No matter how well-meaning they may be, men don’t get it. Men, you may not all be harassers, but you all could be. Life would be much simpler if rapists and abusers and harassers came with some sort of visual warning, but unfortunately we have absolutely no way of knowing if you’re safe or if you’re dangerous. If I’m walking down a street late at night, I can’t tell if you’re following me or if you just happen to be going the same way. Trust me, when we say men are dangerous, we know not all men are. We just don’t know how to tell which ones. You reminding us that ‘not all men do that’ adds nothing to the conversation.
Men’s entitlement has made street harassment a daily part of life. I’ve been heckled on the street. I’ve been told I should smile, that I should take a compliment, that I have ‘nice tits’. I’ve been followed through packed festival crowds even as I’ve tried to walk away from the person following me. I’ve had complete strangers demand I give them my phone number. I’ve walked home via different routes because it feels like I’m being followed. I’ve had men ignore both my passive lack of response and my vocal explanation of my lack of interest when they attempt to flirt with me. And I’m bloody lucky that that’s all it’s been – I’ve never been raped or attacked or been trapped in a genuinely terrifying situation.
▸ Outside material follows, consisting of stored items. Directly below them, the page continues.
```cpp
struct Dev {
    int32_t N, cap, n_int, n_flt, n_kind, n_rec, n_class;
    int32_t n_obj;
    int32_t n_if;
    int32_t s_kstr;
    int64_t now;
    int32_t has_recops;
    int32_t has_pre;
    const Tables* tab;
    Ctrl* ctrl;
    uint64_t* pmem;
    SchedHot* s_hot;
    SchedCold* s_cold;
    uint8_t* e_flags;
    uint32_t* ext_head;
    const uint32_t* x_slot;
    const uint32_t* x_pid;
    const uint32_t* x_first;
    const uint64_t* x_bits;
    uint64_t* x_old;
    uint64_t* x_new;
    const uint64_t* x_bits_h;
    uint64_t* x_old_h;
    uint64_t* x_new_h;
    int32_t n_x;
    const uint8_t* tile_work;
    uint32_t* fired_mask;
    uint32_t* rs_head;
    const uint32_t* rs_slot;
    const uint32_t* rs_rrc;
    const uint32_t* rs_first;
    const uint64_t* rs_bits;
    uint64_t* rs_old;
    uint64_t* rs_new;
    uint8_t* rs_has;
    int32_t n_rs;
    int32_t n_rl;
    const uint32_t* rl_slot;
    const uint32_t* rl_rec;
    const uint32_t* rl_c0;
    const uint32_t* rl_ev0;
    uint32_t* rl_cnt;
    uint32_t* rl_ev;
    const uint32_t* rc_code;
    const uint32_t* rc_aux;
    const uint64_t* rc_bits;
    const uint64_t* rvals;
    const uint32_t* rss_l0;
    const uint32_t* rss_slot;
    const uint32_t* rss_g0;
    uint32_t* rss_ev;
    uint32_t* rss_msg;
    uint32_t* rss_pos;
    uint32_t* rss_pmsg;
    int32_t n_rss;
    uint64_t* rcells[NFK_MAX_RECORDS];
    uint64_t* rused[NFK_MAX_RECORDS];
    const int32_t* pl_slot;
    const uint64_t* fan_desc;
    uint32_t ablate;
    RecOpX rops[NFK_MAX_REC_OPS];
    int32_t n_rops;
    uint32_t rop_kinds;
    unsigned long long* tally;
    int32_t n_w, n_u;
    int32_t u_pid[kMaxU];
    uint64_t* u_col[kMaxU];
    int32_t u_str[kMaxU];
    int32_t u_order[kMaxW];
    uint32_t u_lower[kMaxW];
    uint32_t u_cmask[NFK_MAX_CLASSES];
    int32_t n_tiles, n_rtiles;
    int32_t ev_tcap, fi_tcap, re_tcap;
    uint32_t* t_ev;
    uint32_t* t_fi;
    uint32_t* t_re;
    uint32_t* t_msg;
    uint32_t* ev_base;
    uint32_t* fi_base;
    uint32_t* re_base;
    uint32_t* msg_base;
    uint64_t* lb_st;
    uint32_t lb_epoch;
    int32_t lb_rank;
    uint32_t msg_tcap;
    int32_t fuse_fan;
    int32_t fuse_rec;
    uint32_t msg_rb0, msg_rtcap;
    int32_t lds_words;
    int32_t xcd_map;
    uint32_t* ev_slot; uint32_t* ev_pid; uint64_t* ev_old; uint64_t* ev_new; uint32_t* ev_moff;
    uint32_t* fi_slot; uint32_t* fi_kind; int32_t* fi_remain;
    uint32_t* re_rrc; uint64_t* re_old; uint64_t* re_new; uint32_t* re_moff;
    uint32_t* msg_rcpt; int64_t msg_cap;
    uint64_t* ev_old_h; uint64_t* ev_new_h;
    unsigned* err_host;
};

constexpr int kErrHostWords = 16;
__device__ __forceinline__ void dev_error(const Dev& d, unsigned bit) {
    atomicOr(&d.ctrl->err, bit);
    if (d.err_host) __hip_atomic_store(d.err_host + __builtin_ctz(bit), 1u, __ATOMIC_RELAXED, __HIP_MEMORY_SCOPE_SYSTEM);
}

constexpr int kTallyN = 64, kTallyTick = 0, kTallyRec = 1, kTallyFan = 2;
__device__ __forceinline__ void tally_add(const Dev& d, int k, unsigned long long v) {
    atomicAdd(&d.tally[((size_t)k * kTallyN + (blockIdx.x % kTallyN)) * 8], v);
}

__device__ __forceinline__ unsigned long long shfl_up_u64(unsigned long long v, int d) {
    unsigned lo = (unsigned)v, hi = (unsigned)(v >> 32);
    lo = __shfl_up(lo, d, 64);
    hi = __shfl_up(hi, d, 64);
    return ((unsigned long long)hi << 32) | lo;
}
__device__ __forceinline__ unsigned long long shfl_xor_u64(unsigned long long v, int m) {
    unsigned lo = (unsigned)v, hi = (unsigned)(v >> 32);
    lo = __shfl_xor(lo, m, 64);
    hi = __shfl_xor(hi, m, 64);
    return ((unsigned long long)hi << 32) | lo;
}
__device__ __forceinline__ unsigned long long wave_incl_scan(unsigned long long v) {
    const int lane = threadIdx.x & 63;
#pragma unroll
    for (int d = 1; d < 64; d <<= 1) {
        unsigned long long t = shfl_up_u64(v, d);
        if (lane >= d) v += t;
    }
    return v;
}
__device__ __forceinline__ unsigned long long wave_sum(unsigned long long v) {
#pragma unroll
    for (int m = 32; m >= 1; m >>= 1) v += shfl_xor_u64(v, m);
    return v;
}
__device__ __forceinline__ unsigned wave_incl_scan_u32(unsigned v) {
    const int lane = threadIdx.x & 63;
#pragma unroll
    for (int d = 1; d < 64; d <<= 1) {
        unsigned t = __shfl_up(v, d, 64);
        if (lane >= d) v += t;
    }
    return v;
}

typedef const __attribute__((address_space(4))) Tables CTables;
__device__ __forceinline__ CTables* ctab(const Tables* t) { return (CTables*)t; }

__device__ __forceinline__ uint64_t* prop_ptr(const Dev& d, uint32_t p, int e) {
    return d.pmem + d.tab->p_off[p] + (size_t)e * d.tab->p_str[p];
}

constexpr uint64_t kDeadDesc = 0xFull << 60;
__host__ __device__ __forceinline__ bool desc_dead(uint64_t desc) { return (desc >> 60) == 0xF; }

template <typename T>
__device__ __forceinline__ void st_off(T* base, uint32_t i, T x) {
    *(T*)((char*)base + i * (uint32_t)sizeof(T)) = x;
}
typedef uint32_t u32x4_v __attribute__((ext_vector_type(4)));
template <bool NT, typename T>
__device__ __forceinline__ T ld_nt(const T* p) {
    if constexpr (!NT) {
        return *p;
    } else if constexpr (sizeof(T) == 16) {
        const u32x4_v v = __builtin_nontemporal_load((const u32x4_v*)p);
        T r;
        __builtin_memcpy(&r, &v, 16);
        return r;
    } else if constexpr (sizeof(T) == 8) {
        const uint64_t v = __builtin_nontemporal_load((const uint64_t*)p);
        T r;
        __builtin_memcpy(&r, &v, 8);
        return r;
    } else {
        static_assert(sizeof(T) == 4, "ld_nt: 4, 8 or 16 bytes");
        const uint32_t v = __builtin_nontemporal_load((const uint32_t*)p);
        T r;
        __builtin_memcpy(&r, &v, 4);
        return r;
    }
}
template <bool NT, typename T>
__device__ __forceinline__ void st_nt(T* p, T x) {
    if constexpr (!NT) {
        *p = x;
    } else if constexpr (sizeof(T) == 16) {
        u32x4_v v;
        __builtin_memcpy(&v, &x, 16);
        __builtin_nontemporal_store(v, (u32x4_v*)p);
    } else if constexpr (sizeof(T) == 8) {
        uint64_t v;
        __builtin_memcpy(&v, &x, 8);
        __builtin_nontemporal_store(v, (uint64_t*)p);
    } else {
        static_assert(sizeof(T) == 4, "st_nt: 4, 8 or 16 bytes");
        uint32_t v;
        __builtin_memcpy(&v, &x, 4);
        __builtin_nontemporal_store(v, (uint32_t*)p);
    }
}
template <bool NT, typename V>
__device__ __forceinline__ void st_vec(void* base, uint32_t byte_off, V x) {
    V* p = (V*)((char*)base + byte_off);
    if constexpr (NT)
        __builtin_nontemporal_store(x, p);
    else
        *p = x;
}
template <bool NT, typename T>
__device__ __forceinline__ void st_off_nt(T* base, uint32_t i, T x) {
    st_nt<NT>((T*)((char*)base + i * (uint32_t)sizeof(T)), x);
}
__device__ __forceinline__ unsigned event_msgs(uint64_t desc, uint8_t fl) {
    if (fl & NFK_PUBLIC) {
        const unsigned np = (unsigned)((desc >> 32) & 0x3FFF);
        const unsigned r1 = (unsigned)((desc >> 46) & 0x3FFF);
        return np - (r1 ? 1u : 0u);
    }
    if ((fl & NFK_PRIVATE) && !(fl & NFK_UPLOAD)) return 1;
    return 0;
}

}
```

This entitlement is why Maren Sanchez died. It is why Mary Spears died. It is why a fourteen year old girl was choked and repeatedly run over after refusing to sleep with a man who pulled up next to her in his car and offered her money for sex. It needs to change. It is not enough for use to mourn the latest tragedy and then move on with our lives, shocked when it happens again. It is not right for the onus to be on women to protect themselves, rather than on men to be taught not to act in ways that threaten us. It is not right that women who try to raise awareness about women’s issues are shut down and silenced, or threatened with rape and murder.
Men need to listen to women when we tell them how their actions affect us. Men need to educate themselves and take responsibility.
Men need to destroy their goddamn sense of entitlement, because we can’t do it for them.